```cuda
__device__ __forceinline__ uint32_t kb_smem_u32(const void* p) { return (uint32_t)__cvta_generic_to_shared(p); }
__device__ __forceinline__ void kb_mbar_init(uint64_t* bar, int count) {
    asm volatile("mbarrier.init.shared::cta.b64 [%0], %1;\n" :: "r"(kb_smem_u32(bar)), "r"(count));
}
__device__ __forceinline__ void kb_fence_mbar_init() {
    asm volatile("fence.mbarrier_init.release.cluster;\n" ::: "memory");
    asm volatile("fence.proxy.async.shared::cta;\n" ::: "memory");
}
__device__ __forceinline__ void kb_mbar_expect_tx(uint64_t* bar, uint32_t bytes) {
    asm volatile("mbarrier.arrive.expect_tx.shared::cta.b64 _, [%0], %1;\n" :: "r"(kb_smem_u32(bar)), "r"(bytes) : "memory");
}
__device__ __forceinline__ void kb_mbar_arrive(uint64_t* bar) {
    asm volatile("mbarrier.arrive.shared::cta.b64 _, [%0];\n" :: "r"(kb_smem_u32(bar)) : "memory");
}
__device__ __forceinline__ bool kb_mbar_try_wait(uint64_t* bar, uint32_t parity) {
    uint32_t ok;
    asm volatile("{\n\t.reg .pred p;\n\t"
                 "mbarrier.try_wait.parity.shared::cta.b64 p, [%1], %2;\n\t"
                 "selp.u32 %0, 1, 0, p;\n\t}\n"
                 : "=r"(ok) : "r"(kb_smem_u32(bar)), "r"(parity) : "memory");
    return ok != 0;
}
__device__ __forceinline__ void kb_mbar_wait(uint64_t* bar, uint32_t parity) {
    for (uint32_t it = 0; it < (1u << 26); ++it)
        if (kb_mbar_try_wait(bar, parity)) return;
    __trap();
}
__device__ __forceinline__ void kb_fence_publish_async() {
    __threadfence();
    asm volatile("fence.proxy.async.global;\n" ::: "memory");
}
__device__ __forceinline__ void kb_bulk_g2s(void* dst, const void* src, uint32_t bytes, uint64_t* bar) {
    asm volatile("cp.async.bulk.shared::cluster.global.mbarrier::complete_tx::bytes [%0], [%1], %2, [%3];\n"
                 :: "r"(kb_smem_u32(dst)), "l"(src), "r"(bytes), "r"(kb_smem_u32(bar)) : "memory");
}

__device__ __forceinline__ uint64_t kb_policy_evict_last() {
    uint64_t p;
    asm volatile("createpolicy.fractional.L2::evict_last.b64 %0, 1.0;\n" : "=l"(p));
    return p;
}
__device__ __forceinline__ uint64_t kb_policy_evict_first() {
    uint64_t p;
    asm volatile("createpolicy.fractional.L2::evict_first.b64 %0, 1.0;\n" : "=l"(p));
    return p;
}
__device__ __forceinline__ void kb_bulk_g2s_hint(void* dst, const void* src, uint32_t bytes, uint64_t* bar, uint64_t policy) {
    asm volatile("cp.async.bulk.shared::cluster.global.mbarrier::complete_tx::bytes.L2::cache_hint [%0], [%1], %2, [%3], %4;\n"
                 :: "r"(kb_smem_u32(dst)), "l"(src), "r"(bytes), "r"(kb_smem_u32(bar)), "l"(policy) : "memory");
}

__device__ __forceinline__ uint64_t kb_wgmma_desc(uint32_t smem_addr, uint32_t lbo, uint32_t sbo) {
    return (uint64_t)((smem_addr >> 4) & 0x3fffu) | ((uint64_t)((lbo >> 4) & 0x3fffu) << 16) |
           ((uint64_t)((sbo >> 4) & 0x3fffu) << 32);
}
__device__ __forceinline__ void kb_wgmma_fence() { asm volatile("wgmma.fence.sync.aligned;\n" ::: "memory"); }
__device__ __forceinline__ void kb_wgmma_commit() { asm volatile("wgmma.commit_group.sync.aligned;\n" ::: "memory"); }
template <int N>
__device__ __forceinline__ void kb_wgmma_wait() { asm volatile("wgmma.wait_group.sync.aligned %0;\n" :: "n"(N) : "memory"); }
__device__ __forceinline__ void kb_reg_fence(float& r) { asm volatile("" : "+f"(r) :: "memory"); }
__device__ __forceinline__ void kb_reg_fence(uint32_t& r) { asm volatile("" : "+r"(r) :: "memory"); }
__device__ __forceinline__ void kb_named_sync(int id, int threads) {
    asm volatile("bar.sync %0, %1;\n" :: "r"(id), "r"(threads) : "memory");
}

#define KB_CUDA_OK(expr) do { cudaError_t _e = (expr); if (_e != cudaSuccess) return _e; } while (0)
```

### pykrige_b200/csrc/solve.cu

```cuda
#include "common.cuh"
#include "kernels.h"

#define PT_STAGES 5
#define PT_THREADS 384
#define PT_CONS0 (PT_THREADS / 32 - 8)
#define PT_STAGE_BYTES ((KB_BM * KB_BK + KB_BK * KB_TN) * 8)

template <int C>
__device__ __forceinline__ void pt_reduce_scatter_step(double* v, int lane, int mask) {
    if constexpr (C >= 2) {
        const bool up = (lane & mask) != 0;
#pragma unroll
        for (int h = 0; h < C / 2; ++h) {
            const double send = up ? v[h] : v[h + C / 2];
            const double keep = up ? v[h + C / 2] : v[h];
            v[h] = keep + __shfl_xor_sync(0xffffffffu, send, mask);
        }
    } else {
        v[0] += __shfl_xor_sync(0xffffffffu, v[0], mask);
    }
}
template <int CNT>
__device__ __forceinline__ void pt_reduce_scatter(double* v, int lane) {
    pt_reduce_scatter_step<CNT>(v, lane, 16);
    pt_reduce_scatter_step<(CNT >= 2 ? CNT / 2 : 1)>(v, lane, 8);
    pt_reduce_scatter_step<(CNT >= 4 ? CNT / 4 : 1)>(v, lane, 4);
}
template <int CNT>
__device__ __forceinline__ int pt_reduce_scatter_index(int i, int lane) {
    int o = i, c = CNT;
    for (int mask = 16; mask >= 4; mask >>= 1) {
        if (c >= 2) { c /= 2; if (lane & mask) o += c; }
        else if (lane & mask) return -1;
    }
    return o;
}

template <int DIM, int MODEL, int NT, bool FIELDS>
__global__ void __launch_bounds__(PT_THREADS, 1) solve_kernel_pt(const __grid_constant__ SolvePtParams P) {
    constexpr int TN = NT * 8;
    extern __shared__ __align__(128) unsigned char smem_raw[];
    double* Ts = reinterpret_cast<double*>(smem_raw);
    double* Bs = Ts + PT_STAGES * KB_BM * KB_BK;
    double* qred = Bs + PT_STAGES * KB_BK * TN;
    double* auxs = qred + 8 * TN;
    uint64_t* full = reinterpret_cast<uint64_t*>(auxs + KB_MAXAUX * TN);
    uint64_t* empty = full + PT_STAGES;

    const int tid = threadIdx.x, lane = tid & 31, warp = tid >> 5;
    const int nk = (P.n + KB_BK - 1) / KB_BK;
    double* scratch = P.scratch + (size_t)blockIdx.x * nk * (KB_BK * TN);
    const double* gt = reinterpret_cast<const double*>(P.tiles);
    const long long ntiles = (P.m + TN - 1) / TN;

    if (tid == 0) {
        for (int s = 0; s < PT_STAGES; ++s) { kb_mbar_init(&full[s], 1); kb_mbar_init(&empty[s], 8); }
        kb_fence_mbar_init();
    }
    __syncthreads();

    const uint32_t stages_per_tile = (uint32_t)(P.pm.tile_off[P.nrb - 1] + P.pm.ktiles[P.nrb - 1]);
    const int cw = warp - PT_CONS0;

    for (uint32_t it = 0; blockIdx.x + (long long)it * gridDim.x < ntiles; ++it) {
        const long long tile = blockIdx.x + (long long)it * gridDim.x;
        const uint32_t git = it * stages_per_tile;
        {
            const int pl = tid % TN;
            const int ks = tid / TN;
            const long long pj = tile * TN + pl;
            const bool pvalid = pj < P.m;
            double px = 0.0, py = 0.0, pz = 0.0;
            if (pvalid) kb_load_point<DIM>(P.ps, P.an, pj, px, py, pz);
            for (int t = ks; t < nk; t += PT_THREADS / TN) {
                double* bt = scratch + (size_t)t * (KB_BK * TN);
#pragma unroll
                for (int k4 = 0; k4 < 4; ++k4) {
                    double v[4];
#pragma unroll
                    for (int kk = 0; kk < 4; ++kk) {
                        const int k = t * KB_BK + k4 * 4 + kk;
                        double val = 0.0;
                        if (pvalid && k < P.n) {
                            double d = kb_dist<DIM>(__ldg(P.ax + k), __ldg(P.ay + k), KB_HASZ(DIM) ? __ldg(P.az + k) : 0.0,
                                                    px, py, pz);
                            val = kb_cov_rhs<MODEL>(P.vg, d);
                        }
                        v[kk] = val;
                    }
                    double2* dst = reinterpret_cast<double2*>(bt + (k4 * NT + (pl >> 3)) * 32 + (pl & 7) * 4);
                    dst[0] = make_double2(v[0], v[1]);
                    dst[1] = make_double2(v[2], v[3]);
                }
            }
            kb_fence_publish_async();
        }
        __syncthreads();

        if (warp == 0) {
            if (lane == 0) {
                uint32_t g = git;
                const uint64_t pol_w = kb_policy_evict_last(), pol_c = kb_policy_evict_first();
                long long tau = 0;
                for (int I = 0; I < P.nrb; ++I) {
                    const int kt = P.pm.ktiles[I];
                    for (int t = 0; t < kt; ++t, ++tau, ++g) {
                        const int s = g % PT_STAGES;
                        kb_mbar_wait(&empty[s], (uint32_t)(((g / PT_STAGES) & 1) ^ 1));
                        kb_mbar_expect_tx(&full[s], (KB_BM * KB_BK + KB_BK * TN) * 8);
                        kb_bulk_g2s_hint(Ts + (size_t)s * KB_BM * KB_BK, gt + (size_t)tau * (KB_BM * KB_BK),
                                         KB_BM * KB_BK * 8, &full[s], pol_w);
                        kb_bulk_g2s_hint(Bs + (size_t)s * KB_BK * TN, scratch + (size_t)t * (KB_BK * TN),
                                         KB_BK * TN * 8, &full[s], pol_c);
                    }
                }
            }
        } else if (warp >= PT_CONS0) {
            uint32_t g = git;
            constexpr int QV = NT >= 4 ? NT / 4 : 1;
            double* qrow = qred + cw * TN;
#pragma unroll
            for (int v = 0; v < QV; ++v) {
                const int o = pt_reduce_scatter_index<2 * NT>(v, lane);
                if (o >= 0) qrow[(o >> 1) * 8 + 2 * (lane & 3) + (o & 1)] = 0.0;
            }
            const int mtl[2] = {cw, 15 - cw};
            for (int I = 0; I < P.nrb; ++I) {
                const uint32_t gend = g + (uint32_t)P.pm.ktiles[I];
                uint32_t glim[2];
#pragma unroll
                for (int q = 0; q < 2; ++q) {
                    const int r0 = I * KB_BM + mtl[q] * 16;
                    if (r0 + 15 >= P.n && r0 < P.n + P.na) glim[q] = gend;
                    else if (r0 >= P.n + P.na) glim[q] = g;
                    else glim[q] = g + (uint32_t)(r0 / KB_BK + 1);
                }
                double acc[2][NT][4];
#pragma unroll
                for (int a = 0; a < 2; ++a)
#pragma unroll
                    for (int b = 0; b < NT; ++b)
#pragma unroll
                        for (int i = 0; i < 4; ++i) acc[a][b][i] = 0.0;
                for (; g < gend; ++g) {
                    const int s = g % PT_STAGES;
                    kb_mbar_wait(&full[s], (uint32_t)((g / PT_STAGES) & 1));
                    const bool on0 = g < glim[0], on1 = g < glim[1];
                    if (on0 || on1) {
                        const double2* ts = reinterpret_cast<const double2*>(Ts + (size_t)s * KB_BM * KB_BK);
                        const double* bs = Bs + (size_t)s * KB_BK * TN;
#pragma unroll
                        for (int k4 = 0; k4 < 4; ++k4) {
                            double fa[2][2];
#pragma unroll
                            for (int q = 0; q < 2; ++q) {
                                const double2 v = ts[(mtl[q] * 4 + k4) * 32 + lane];
                                fa[q][0] = v.x; fa[q][1] = v.y;
                            }
#pragma unroll
                            for (int nt = 0; nt < NT; ++nt) {
                                const double fb = bs[(k4 * NT + nt) * 32 + lane];
                                if (on0) kb_dmma_16x8x4(acc[0][nt], fa[0], fb);
                                if (on1) kb_dmma_16x8x4(acc[1][nt], fa[1], fb);
                            }
                        }
                    }
                    __syncwarp();
                    if (lane == 0) kb_mbar_arrive(&empty[s]);
                }
#pragma unroll
                for (int q = 0; q < 2; ++q)
#pragma unroll
                    for (int h = 0; h < 2; ++h) {
                        const int r = I * KB_BM + mtl[q] * 16 + 8 * h + (lane >> 2);
                        if (r < P.n) {
                            if (!P.gform) {
#pragma unroll
                                for (int nt = 0; nt < NT; ++nt)
#pragma unroll
                                    for (int i = 0; i < 2; ++i) acc[q][nt][2 * h + i] *= acc[q][nt][2 * h + i];
                            } else {
                                const double* bt = P.scratch + ((size_t)blockIdx.x * nk + (r >> 4)) * (KB_BK * TN) +
                                                   ((r & 15) >> 2) * (NT * 32) + (r & 3);
#pragma unroll
                                for (int nt = 0; nt < NT; ++nt)
#pragma unroll
                                    for (int i = 0; i < 2; ++i) {
                                        const int c = nt * 8 + 2 * (lane & 3) + i;
                                        acc[q][nt][2 * h + i] *= bt[(c >> 3) * 32 + (c & 7) * 4];
                                    }
                            }
                        } else {
                            if (r < P.n + P.na) {
                                double* ao = (FIELDS ? P.fstage + (int)(blockIdx.x * P.na * TN) : auxs) + (r - P.n) * TN +
                                             2 * (lane & 3);
#pragma unroll
                                for (int nt = 0; nt < NT; ++nt) {
                                    ao[nt * 8] = acc[q][nt][2 * h];
                                    ao[nt * 8 + 1] = acc[q][nt][2 * h + 1];
                                }
                            }
#pragma unroll
                            for (int nt = 0; nt < NT; ++nt) { acc[q][nt][2 * h] = 0.0; acc[q][nt][2 * h + 1] = 0.0; }
                        }
                    }
                double part[2 * NT];
#pragma unroll
                for (int nt = 0; nt < NT; ++nt)
#pragma unroll
                    for (int i = 0; i < 2; ++i)
                        part[2 * nt + i] = ((acc[0][nt][i] + acc[0][nt][2 + i]) + acc[1][nt][i]) + acc[1][nt][2 + i];
                pt_reduce_scatter<2 * NT>(part, lane);
#pragma unroll
                for (int v = 0; v < QV; ++v) {
                    const int o = pt_reduce_scatter_index<2 * NT>(v, lane);
                    if (o >= 0) qrow[(o >> 1) * 8 + 2 * (lane & 3) + (o & 1)] += part[v];
                }
            }
        }
        __syncthreads();

        if (tid < TN) {
            const long long pj = tile * TN + tid;
            if (pj < P.m) {
                double q = 0.0;
#pragma unroll
                for (int w = 0; w < 8; ++w) q += qred[w * TN + tid];
                if constexpr (FIELDS)
                    kb_finalize_point<DIM, double, true>(P, pj, q, P.fstage + (int)(blockIdx.x * P.na * TN) + tid, TN);
                else
                    kb_finalize_point<DIM, double>(P, pj, q, auxs + tid, TN);
            }
        }
        __syncthreads();
    }
}

static size_t solve_smem_pt() {
    return (size_t)PT_STAGES * (KB_BM * KB_BK + KB_BK * KB_TN) * sizeof(double) + 8 * KB_TN * sizeof(double) +
           KB_MAXAUX * KB_TN * sizeof(double) + 2 * PT_STAGES * sizeof(uint64_t) + 64;
}
size_t kbk_solve_pt_scratch_doubles(int n, int grid) {
    return (size_t)grid * ((n + KB_BK - 1) / KB_BK) * (KB_BK * KB_TN);
}


using PtWidths = KbList<16, 32, 64>;

cudaError_t kbk_solve_init() {
    const int sm = (int)solve_smem_pt();
    return KbDims::for_each([&](auto D) {
        return KbModels::for_each([&](auto M) {
            return PtWidths::for_each([&](auto TN) {
                KB_CUDA_OK(cudaFuncSetAttribute(solve_kernel_pt<D, M, TN / 8, false>,
                                                cudaFuncAttributeMaxDynamicSharedMemorySize, sm));
                if constexpr (TN == 64) return cudaSuccess;
                else return cudaFuncSetAttribute(solve_kernel_pt<D, M, TN / 8, true>,
                                                 cudaFuncAttributeMaxDynamicSharedMemorySize, sm);
            });
        });
    });
}

cudaError_t kbk_solve_pt(int dim, const SolvePtParams& p, int grid, int tile_points, cudaStream_t st) {
    const size_t sm = solve_smem_pt();
    return KbDims::dispatch(dim, [&](auto D) {
        return KbModels::dispatch(p.vg.model, [&](auto M) {
            return PtWidths::dispatch(tile_points, [&](auto TN) {
                if (!p.nf) solve_kernel_pt<D, M, TN / 8, false><<<grid, PT_THREADS, sm, st>>>(p);
                else if constexpr (TN == 64) return cudaErrorInvalidValue;
                else solve_kernel_pt<D, M, TN / 8, true><<<grid, PT_THREADS, sm, st>>>(p);
                return cudaGetLastError();
            });
        });
    });
}
```

Before: 1.774 million.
----
Go through the listing above, count the lines that contain "qrow", and state that number alone.

-- YOUR RESPONSE --
3